I love data. Call me a geek but there’s something both satisfying and reassuring about hard numbers.
I also spend a lot of time keeping up on what’s happening on energy issues in the U.S. I go to conferences, watch webinars, talk to people in the industry, read blogs, trade publications, government notifications and court cases. What I find most telling about what’s happening, however, comes from the Energy Information Administration’s Electric Power Monthly.
While EIA’s predictions—as many critics have noted—can be less than reliable, there’s no reason to question the agency’s data on actual electric generation. The numbers along those lines tell a story that is especially compelling in the most recent report, from April. For the first time in history, electricity generated by natural gas surpassed electricity generated by coal (here’s a table that distills the data from the past 10 years).
It’s more than a story about natural gas replacing coal, a phenomenon that is responsible for much of the change but that doesn’t explain the whole picture. While coal-fired generation accounted for 30.2 percent of U.S. electricity generation in April and natural gas accounted for 31.5 percent, renewables are taking a growing share of the market (16.7 percent in April, half of that from non-hydro sources like solar and wind). So natural gas can’t claim all the credit for the slide of coal. If that were the case, gas would be producing half of the country’s electricity generation, which is what coal used to do.
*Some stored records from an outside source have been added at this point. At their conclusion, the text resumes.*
diff --git a/cris/pytorch_amd/csrc/elementwise.hip b/cris/pytorch_amd/csrc/elementwise.hip
--- a/cris/pytorch_amd/csrc/elementwise.hip
+++ b/cris/pytorch_amd/csrc/elementwise.hip
@@ -516,6 +516,30 @@
     return 0;
 }
 
+__global__ __launch_bounds__(1024) void embed_rezero_kernel(int64_t* ids, int n_slots, int cap, int slot, const int64_t* tokens, int R, int D,
+                                                            int vocab, float* dtable) {
+    const int DV = D >> 2, lane = threadIdx.x & 63;
+    for (int r = threadIdx.x >> 6; r < n_slots * cap; r += 16) {
+        const int64_t tok = ids[r];
+        if (tok < 0 || tok >= vocab) continue;
+        float4* row = reinterpret_cast<float4*>(dtable + (size_t)tok * D);
+        for (int dv = lane; dv < DV; dv += 64) row[dv] = make_float4(0.f, 0.f, 0.f, 0.f);
+    }
+    __syncthreads();
+    for (int r = threadIdx.x; r < cap; r += 1024) ids[(size_t)slot * cap + r] = r < R ? tokens[r] : -1;
+}
+extern "C" int cris_embed_rezero(int64_t* ids, int n_slots, int cap, int slot, const int64_t* tokens, int R, int D, int vocab,
+                                 float* dtable, void* stream) {
+    CRIS_CHECK_ARG(ids && tokens && dtable, "null operand");
+    CRIS_CHECK_ARG(n_slots >= 1 && slot >= 0 && slot < n_slots, "slot must be in [0, n_slots)");
+    CRIS_CHECK_ARG(R >= 1 && R <= cap, "R must be in [1, cap]");
+    CRIS_CHECK_ARG(D >= 4 && !(D & 3) && vocab >= 1, "D must be a multiple of 4, vocab >= 1");
+    CRIS_CHECK_ARG(((uintptr_t)dtable & 15) == 0, "dtable must be 16-byte aligned");
+    hipLaunchKernelGGL(embed_rezero_kernel, dim3(1), dim3(1024), 0, (hipStream_t)stream, ids, n_slots, cap, slot, tokens, R, D, vocab, dtable);
+    CRIS_LAUNCH_CHECK();
+    return 0;
+}
+
 __global__ void eot_gather_kernel(const int64_t* tokens, const bf16_t* x, int L, int D, bf16_t* out, int* eot_index) {
     __shared__ int s_idx;
     const int b = blockIdx.x;
@@ -960,10 +984,11 @@
     return 0;
 }
 
-__global__ __launch_bounds__(1024) void train_metric_kernel(const float* x, const float* t, int Bn, int HW, float thr, float pr_iou, float* out) {
+__global__ __launch_bounds__(1024) void train_metric_kernel(const float* x, const float* t, int Bn, int HW, float thr, float pr_iou, float* out,
+                                                            unsigned* ws) {
     __shared__ float si[16], su[16];
     float iou_sum = 0.f, pr_sum = 0.f;
-    for (int b = 0; b < Bn; ++b) {
+    for (int b = blockIdx.x; b < Bn; b += gridDim.x) {
         float inter = 0.f, uni = 0.f;
         for (int i = threadIdx.x; i < HW; i += 1024) {
             const bool o = 1.f / (1.f + __expf(-x[(size_t)b * HW + i])) >= thr;
@@ -981,19 +1006,41 @@
 #pragma unroll
             for (int w = 0; w < 16; ++w) { a += si[w]; u += su[w]; }
             const float iou = a / (u + 1e-6f);
+            if (ws) {
+                __hip_atomic_store(ws + 1 + b, __float_as_uint(iou), __ATOMIC_RELAXED, __HIP_MEMORY_SCOPE_AGENT);
+            } else {
+                iou_sum += iou;
+                pr_sum += iou > pr_iou ? 1.f : 0.f;
+            }
+        }
+    }
+    if (threadIdx.x != 0) return;
+    if (ws) {
+        if (__hip_atomic_fetch_add(ws, 1u, __ATOMIC_ACQ_REL, __HIP_MEMORY_SCOPE_AGENT) != gridDim.x - 1) return;
+        for (int b = 0; b < Bn; ++b) {
+            const float iou = __uint_as_float(__hip_atomic_load(ws + 1 + b, __ATOMIC_RELAXED, __HIP_MEMORY_SCOPE_AGENT));
             iou_sum += iou;
             pr_sum += iou > pr_iou ? 1.f : 0.f;
         }
-    }
-    if (threadIdx.x == 0) {
-        out[0] = 100.f * iou_sum / (float)Bn;
-        out[1] = 100.f * pr_sum / (float)Bn;
-    }
+        __hip_atomic_store(ws, 0u, __ATOMIC_RELAXED, __HIP_MEMORY_SCOPE_AGENT);
+    }
+    out[0] = 100.f * iou_sum / (float)Bn;
+    out[1] = 100.f * pr_sum / (float)Bn;
 }
 extern "C" int cris_train_metric(const float* logits, const float* target, int Bn, int HW, float thr, float pr_iou, float* out,
                                  void* stream) {
     CRIS_CHECK_ARG(logits && target && out, "bad args");
-    hipLaunchKernelGGL(train_metric_kernel, dim3(1), dim3(1024), 0, (hipStream_t)stream, logits, target, Bn, HW, thr, pr_iou, out);
+    hipLaunchKernelGGL(train_metric_kernel, dim3(1), dim3(1024), 0, (hipStream_t)stream, logits, target, Bn, HW, thr, pr_iou, out, nullptr);
+    CRIS_LAUNCH_CHECK();
+    return 0;
+}
+extern "C" int cris_train_metric_blocks(const float* logits, const float* target, int Bn, int HW, float thr, float pr_iou, float* out,
+                                        unsigned* ws, void* stream) {
+    CRIS_CHECK_ARG(logits && target && out && ws, "null operand");
+    CRIS_CHECK_ARG(Bn >= 1, "Bn must be >= 1");
+    CRIS_CHECK_ARG(HW >= 1, "HW must be >= 1");
+    hipLaunchKernelGGL(train_metric_kernel, dim3(Bn < 256 ? Bn : 256), dim3(1024), 0, (hipStream_t)stream, logits, target, Bn, HW, thr,
+                       pr_iou, out, ws);
     CRIS_LAUNCH_CHECK();
     return 0;
 }
diff --git a/cris/pytorch_amd/engine.py b/cris/pytorch_amd/engine.py
--- a/cris/pytorch_amd/engine.py
+++ b/cris/pytorch_amd/engine.py
@@ -100,6 +100,8 @@
             self.side = None
         self._wq, self._sq = ops.WgradQueue(self._flush_wgrads), ops.SumQueue()
         self._zslab, self._zcur, self._zneed, self._zneed_last = None, 0, 0, 0
+        self._tpool, self._tused = {}, {}
+        self._embed_ids, self._embed_slot = None, 0
         self._tables = {}
         self._build_grad_arena()
         self._build_packs()
@@ -201,6 +203,16 @@
                 a, b = zr.get(st, (lo, hi))
                 zr[st] = (min(a, lo), max(b, hi))
         self.zero_ranges = [self.grad_arena[a:b] for a, b in sorted(zr.values())]
+        e0, en = offs["backbone.token_embedding.weight"]
+        e1 = e0 + (en + 3) // 4 * 4
+        self._zero_ranges_sparse = [self.grad_arena[a:b] for lo, hi in sorted(zr.values())
+                                    for a, b in (((lo, e0), (e1, hi)) if lo <= e0 and e1 <= hi else ((lo, hi),)) if b > a]
+
+    def embed_rows_sparse(self, slots, cap=256):
+        self._embed_ids = None
+        if slots:
+            ops.zero_(self.G["backbone.token_embedding.weight"])
+            self._embed_ids = torch.full((slots, cap), -1, dtype=torch.int64, device=self.dev)
 
     def _add_pack(self, name, N, Cin, taps, Cpad=None, want_D=True, transposed=False):
         src = self.P[name]
@@ -245,6 +257,8 @@
         if self._zslab is not None:
             ops.zero_(self._zslab)
         self._zcur = self._zneed = 0
+        ops.zero_tails([(t.view(-1, t.shape[-1]), key[2]) for key, bufs in self._tpool.items() for t in bufs])
+        self._tused = {}
 
     def zeros(self, *shape, dtype=F32):
         n = dtype.itemsize
@@ -483,7 +497,12 @@
 
     def new_T(self, B, Hn, L, secs=1):
         Lpad = pad32(L)
-        buf = self.zeros(secs, B * Hn * 64, Lpad, dtype=BF16)
+        key = (secs, B * Hn * 64, L)
+        bufs, k = self._tpool.setdefault(key, []), self._tused.get(key, 0)
+        self._tused[key] = k + 1
+        if k == len(bufs):
+            bufs.append(ops.zero_(torch.empty(secs, B * Hn * 64, Lpad, dtype=BF16, device=self.dev)))
+        buf = bufs[k]
         return dict(buf=buf, L=L, Lpad=Lpad, E=Hn * 64, sec_stride=B * Hn * 64 * Lpad)
 
     def attention(self, q: Act, k: Act, v: Act, Qt, Kt, Vt, B, Hn, Lq, Lk, *, causal=False, key_tokens=None, drop: Drop = NO_DROP):
@@ -653,6 +672,12 @@
             state = self.gemm(rows, "backbone.text_projection", self.clip.embed_dim, w_transposed=True)
         if self.training:
             def bwd_embed():
+                if self._embed_ids is not None:
+                    if self._embed_ids.shape[1] < B * L:
+                        self.embed_rows_sparse(self._embed_ids.shape[0], cap=B * L)
+                    ops.embed_rezero(self._embed_ids, self._embed_slot % self._embed_ids.shape[0], word,
+                                     self.G["backbone.token_embedding.weight"])
+                    self._embed_slot += 1
                 ops.embed_bwd(word, x0.g, self.G["backbone.token_embedding.weight"], self.G["backbone.positional_embedding"],
                               row_live=self.embed_live)
             self.tape.insert(self._text_tape_start, bwd_embed)
@@ -1009,7 +1034,7 @@
         if debug.HOOKS.zero_all:
             ops.zero_(self.grad_arena)
         else:
-            ops.zero_ranges(self.zero_ranges)
+            ops.zero_ranges(self.zero_ranges if self._embed_ids is None else self._zero_ranges_sparse)
         marks = dict(self._stage_marks)
         (t0, t1), (v0, v1) = self._ranges["text"], self._ranges["visual"]
         head_start = max(t1, v1)
diff --git a/cris/pytorch_amd/hip.py b/cris/pytorch_amd/hip.py
--- a/cris/pytorch_amd/hip.py
+++ b/cris/pytorch_amd/hip.py
@@ -199,6 +199,18 @@
     _fields_ = [("n", I), ("pad_", I), ("r", ZeroRange * ZERO_RANGES_MAX)]
 
 
+ZERO_TAILS_MAX = 64
+ZERO_TAIL_COLS = 32
+
+
+class ZeroTail(C.Structure):
+    _fields_ = [("p", P), ("rows", I), ("ld", I), ("col0", I), ("pad_", I)]
+
+
+class ZeroTails(C.Structure):
+    _fields_ = [("n", I), ("pad_", I), ("t", ZeroTail * ZERO_TAILS_MAX)]
+
+
 class SampleDesc(C.Structure):
     _fields_ = [("img", P), ("mask", P), ("H", I), ("W", I), ("inv", C.c_double * 6)]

A decade ago coal provided 49.6 percent of U.S. electricity, gas 18.7 percent, nuclear energy 19.2 percent and renewables 8.8 percent, and non-hydro renewables accounted for only a quarter of renewable generation.
When you compare the most recent numbers to those logged in 2005, in other words, gas has picked up about 60 percent of the market lost by coal, and renewables have taken about 60 percent.
Also of note: total generation is about the same today as it was in 2005 even though population and the economy have grown, a sign that energy efficiency programs are helping shape the new energy economy.
Some may argue that April was atypical. After all, April is what energy analysts call a “shoulder” month, meaning that total generation is down because heating and cooling demands are low compared to winter or summer. In addition, April tends to be the windiest month, so wind-generated power is typically at its highest, and wind power is by far the largest source of non-hydro renewables. Skeptics might also point out that one month does not make a trend.
But the agency in its monthly report also provides data on likely new and retiring power plants. This is no generic prediction but rather a list of specific plants slated for closure or new construction based on information provided by the plant owners themselves. If you look at all the new renewable energy projects and natural gas plants under construction alongside all the coal plants scheduled for retirement, a clear trend emerges. The EIA reports also that coal’s share of electricity in general this year will come out to 35.6 percent, down from 38.7 percent in 2014.
It’s possible that coal will bounce back and reclaim the No. 1 spot for electricity generation in the near term, but it seems inevitable that coal will slip on a permanent basis from being the country’s largest source of electricity generation.
Coal-fire electricity generation doesn’t have much going for itself these days. It is dirty and it is expensive. The coal industry’s trump card has always been that it was “too big to fail” because it supplied such a large portion of electricity that the economy couldn’t do without it.
Those days are fading. The decline of coal is well under way.
Robert Ukeiley is a Boulder-based attorney and consultant who coordinates a campaign to increase Colorado’s renewable portfolio standard.